[Exercise data Boundary: Start]
def bind(lib: C.CDLL) -> C.CDLL:
    lib.tsnet_abi_version.restype = C.c_int
    lib.tsnet_create.argtypes = [C.POINTER(TsnetCfg), C.POINTER(_vp)]
    lib.tsnet_load_weights.argtypes = [_vp, C.c_char_p, _vp, C.POINTER(C.c_int64), C.c_int]
    lib.tsnet_finalize.argtypes = [_vp, _vp]
    lib.tsnet_destroy.argtypes = [_vp]
    lib.tsnet_destroy.restype = None
    lib.tsnet_last_error.argtypes = [_vp]
    lib.tsnet_last_error.restype = C.c_char_p
    lib.tsnet_num_params.argtypes = [_vp]
    lib.tsnet_param_info.argtypes = [_vp, C.c_int, C.POINTER(C.c_char_p), C.POINTER(C.c_int64), C.POINTER(C.c_int)]
    lib.tsnet_packed_weights.argtypes = [_vp, C.POINTER(_vp), C.POINTER(C.c_size_t)]
    pp = C.POINTER(_vp)
    lib.tsnet_forward.argtypes = [_vp, pp, pp, pp, _vp, _vp, _vp, _vp, C.c_int, _vp]
    lib.tsnet_set_source_divisors.argtypes = [_vp, _fp, C.c_int]
    lib.tsnet_set_sources.argtypes = [_vp, pp, pp, pp, C.c_int, _vp]
    if hasattr(lib, "tsnet_set_sources_shared"):
        lib.tsnet_set_sources_shared.argtypes = [_vp, pp, pp, pp, _vp]
    lib.tsnet_forward_target.argtypes = [_vp, _vp, _vp, _vp, _vp, C.c_int, _vp]
    lib.tsnet_train_extras.argtypes = [_vp, pp, _vp, C.c_int, _vp, _vp, _vp]
    lib.tsnet_stage_ptr.argtypes = [_vp, C.c_char_p, C.POINTER(_vp), C.POINTER(C.c_size_t)]
    lib.tsnet_forward_macs.argtypes = [_vp, C.c_int]
    lib.tsnet_forward_macs.restype = C.c_double
    lib.tsnet_timing_enable.argtypes = [_vp, C.c_int]
    lib.tsnet_timing_read.argtypes = [_vp, C.POINTER(C.c_double), C.POINTER(C.c_int64), C.c_int]
    lib.tsnet_op_conv2d.argtypes = [_vp, C.c_int, C.c_int, C.c_int, C.c_int, _vp, _vp, C.c_int, C.c_int, C.c_int,
                                    C.c_int, C.c_int, _vp, _vp, C.c_int, C.c_float, C.c_int, C.c_int, C.c_int, _vp, _vp]
    lib.tsnet_op_conv2d_cat.argtypes = [_vp, _vp] + [C.c_int] * 6 + [_vp, _vp] + [C.c_int] * 5 + [C.c_float, C.c_int, _vp, _vp]
    lib.tsnet_op_head.argtypes = [_vp, C.c_int, C.c_int, C.c_int, C.c_int, _vp, _vp, _vp, _vp, C.c_int, _fp, _vp, _vp]
    lib.tsnet_op_instnorm_stats.argtypes = [_vp, C.c_int, C.c_int, C.c_int, _vp, _vp, _vp]
    lib.tsnet_op_norm_act.argtypes = [_vp, _vp, _vp, C.c_int, _vp, C.c_int, C.c_int, C.c_int, _vp, _vp]
    lib.tsnet_op_upsample2x.argtypes = [_vp, _vp, _vp, C.c_int, C.c_int, C.c_int, C.c_int, C.c_int, _vp, _vp]
    lib.tsnet_resize_label.argtypes = [_vp, C.c_int, C.c_int, C.c_int, C.c_int, C.c_int, _vp, C.c_int, _vp, C.c_int, _vp, _vp]
    lib.tsnet_op_flow.argtypes = [_vp, _vp, _vp, _vp, C.c_int, C.c_int, C.c_int, C.c_int, C.c_int, C.c_int, _vp, _vp]
    lib.tsnet_op_flow_k.argtypes = [_vp, _vp, _vp, _vp] + [C.c_int] * 7 + [_vp, C.c_int, C.c_int, _fp, _vp]
    lib.tsnet_flow_plan.argtypes = [C.c_int] * 4
    lib.tsnet_op_warp.argtypes = [_vp, _vp, C.c_int, C.c_int, C.c_int, C.c_int, _vp, _vp]
    if hasattr(lib, "tsnet_op_warp_k"):
        lib.tsnet_op_warp_k.argtypes = [_vp, _vp] + [C.c_int] * 5 + [_vp, C.c_int, _fp, _vp]
    if hasattr(lib, "tsnet_op_fuse_tail"):
        lib.tsnet_op_warp_k_shared.argtypes = [_vp, _vp] + [C.c_int] * 6 + [_vp, _vp]
        lib.tsnet_op_add_stats.argtypes = [_vp, _vp] + [C.c_int] * 5 + [_vp, _vp, _vp, _vp]
        lib.tsnet_op_finalize_stats.argtypes = [_vp] + [C.c_int] * 4 + [_vp, _vp, _vp]
        lib.tsnet_op_fuse_tail.argtypes = [_vp] * 5 + [C.c_int] * 5 + [_vp, _vp]
        lib.tsnet_op_pack_input.argtypes = [pp, pp] + [C.c_int] * 8 + [_fp, _vp, _vp, _vp]
        lib.tsnet_op_upsample2x_st.argtypes = [_vp, _vp, _vp] + [C.c_int] * 7 + [_vp, _vp]
    lib.tsnet_op_last_error.restype = C.c_char_p
    lib.tsnet_frame_stats.argtypes = [_vp, C.c_int, C.c_int, C.c_int, C.c_float, _vp, _vp, _vp]
    lib.tsnet_demo_postprocess.argtypes = [_vp, C.c_int, C.c_int, C.c_int, _vp, _vp, _vp, _vp, _fp, _vp, _vp]
    lib.tsnet_fit_face_curves.argtypes = [_vp, C.c_int, _vp]
    lib.tsnet_fit_pose_curves.argtypes = [_vp, C.c_int, C.c_int, _vp]
    lib.tsnet_raster_face.argtypes = [_vp, _vp, C.c_int, C.c_int, C.c_int, C.c_int, _vp, _vp, _vp]
    lib.tsnet_vl2ch.argtypes = [_vp, C.c_int, C.c_int, C.c_int, _vp, _vp]
    lib.tsnet_raster_pose.argtypes = [_vp, _vp] + [C.c_int] * 8 + [_vp, _vp]
    lib.tsnet_label_bbox.argtypes = [_vp, C.c_int, C.c_int, C.c_int, _vp, _vp]
    lib.tsnet_resize_pad.argtypes = [_vp, C.c_int, C.c_int, C.c_int, _vp, _vp] + [C.c_int] * 7 + [_vp, _vp]
    lib.tsnet_bench_conv.argtypes = [C.c_int] * 12 + [_fp, _vp]
    lib.tsnet_debug_counters.argtypes = [C.POINTER(C.c_int64), C.c_int]
    lib.tsnet_debug_counters.restype = None
    lib.tsnet_linspace.argtypes = [C.c_int, _fp]
    lib.tsnet_linspace.restype = None
    lib.tsnet_coord_table.argtypes = [C.c_int, C.c_int, _fp]
    lib.tsnet_coord_table.restype = None
    if hasattr(lib, "tsnet_prepare_frames"):
        lib.tsnet_bicubic_taps.argtypes = [C.c_int, C.c_int]
        lib.tsnet_bicubic_table.argtypes = [C.c_int, C.c_int, _vp, _vp, _vp]
        lib.tsnet_prepare_frames.argtypes = [_vp] + [C.c_int] * 7 + [_vp, _vp, _vp, C.c_int, _vp, _vp, _vp, C.c_int] + [C.c_int] * 6 + [_fp, _vp, _vp]
    if hasattr(lib, "tsnet_face_adapt_stats"):
        lib.tsnet_face_adapt_stats.argtypes = [_vp, C.c_int, _vp]
        lib.tsnet_face_adapt_apply.argtypes = [_vp, _vp, C.c_int]
        lib.tsnet_smooth_keypoints.argtypes = [_vp, C.c_int, C.c_int, _vp]
    if hasattr(lib, "tsnet_forward_bank"):
        _ip = C.POINTER(C.c_int)
        lib.tsnet_bank_capacity.argtypes = [_vp]
        lib.tsnet_bank_put.argtypes = [_vp, C.c_int, C.c_int, pp, pp, pp, _fp, _vp]
        lib.tsnet_forward_bank.argtypes = [_vp, _ip, C.c_int, _vp, _vp, _vp, _vp, C.c_int, _vp]
        lib.tsnet_op_flow_k_slots.argtypes = [_vp, _vp, _vp, _vp] + [C.c_int] * 7 + [_vp, C.c_int, C.c_int, _fp, _ip, C.c_int, _vp]
        lib.tsnet_op_warp_k_slots.argtypes = [_vp, _vp] + [C.c_int] * 5 + [_vp, _ip, C.c_int, _vp]
        lib.tsnet_op_add_stats_slots.argtypes = [_vp, _vp] + [C.c_int] * 4 + [_vp, _vp, _vp, _ip, C.c_int, _vp]
        lib.tsnet_op_fuse_tail_slots.argtypes = [_vp] * 5 + [C.c_int] * 4 + [_vp, _ip, C.c_int, _vp]
    if hasattr(lib, "tsnet_forward_u8"):
        _ip = C.POINTER(C.c_int)
        lib.tsnet_forward_u8.argtypes = [_vp, pp, pp, pp, _vp, _vp, _fp, _vp, _vp, C.c_int, _vp]
        lib.tsnet_set_sources_u8.argtypes = [_vp, pp, pp, pp, _fp, C.c_int, C.c_int, _vp]
        lib.tsnet_forward_target_u8.argtypes = [_vp, _vp, _vp, _vp, _vp, C.c_int, _vp]
        lib.tsnet_bank_put_u8.argtypes = [_vp, C.c_int, C.c_int, pp, pp, pp, _fp, _fp, _vp]
        lib.tsnet_forward_bank_u8.argtypes = [_vp, _ip, C.c_int, _vp, _vp, _vp, _vp, C.c_int, _vp]
        lib.tsnet_op_pack_input_u8.argtypes = [pp, pp, pp] + [C.c_int] * 8 + [_fp, _fp, _vp, _vp, _vp, _vp]
        lib.tsnet_prepare_frames_u8.argtypes = [_vp] + [C.c_int] * 7 + [_vp, _vp, _vp, C.c_int, _vp, _vp, _vp, C.c_int] + [C.c_int] * 6 + [_vp, _vp]
    if hasattr(lib, "tsnet_paste_frames"):
        lib.tsnet_paste_frames.argtypes = [_vp, _vp] + [C.c_int] * 7 + [_vp, _vp, _vp, C.c_int, _vp, _vp, _vp, C.c_int] + [_vp] + [C.c_int] * 6 + [_vp]
    if hasattr(lib, "tsnet_paste_frames_boxes"):
        lib.tsnet_prepare_frames_boxes.argtypes = [_vp] + [C.c_int] * 3 + [_vp, _vp, _vp, C.c_int] + [C.c_int] * 6 + [_fp, _vp, _vp]
        lib.tsnet_prepare_frames_boxes_u8.argtypes = [_vp] + [C.c_int] * 3 + [_vp, _vp, _vp, C.c_int] + [C.c_int] * 6 + [_vp, _vp]
        lib.tsnet_paste_frames_boxes.argtypes = [_vp, _vp] + [C.c_int] * 7 + [_vp, _vp, _vp, C.c_int] + [_vp, C.c_int, C.c_int, _vp]
    if hasattr(lib, "tsnet_face_labels_boxes"):
        for fn in (lib.tsnet_face_labels_boxes, lib.tsnet_face_labels_boxes_u8):
            fn.argtypes = [_vp, _vp, C.c_int, _vp, _vp, _vp, C.c_int, C.c_int, _vp, C.c_longlong, C.c_int, C.c_int, _vp, _vp, _vp]
    return lib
[Exercise data Boundary: End]
* [Work to be completed]:
Please copy exactly the lines from the first line of the records above through the line containing "lib.tsnet_finalize.argtypes = [_vp, _vp]", including both, and nothing more.

* [Task answer]:
def bind(lib: C.CDLL) -> C.CDLL:
    lib.tsnet_abi_version.restype = C.c_int
    lib.tsnet_create.argtypes = [C.POINTER(TsnetCfg), C.POINTER(_vp)]
    lib.tsnet_load_weights.argtypes = [_vp, C.c_char_p, _vp, C.POINTER(C.c_int64), C.c_int]
    lib.tsnet_finalize.argtypes = [_vp, _vp]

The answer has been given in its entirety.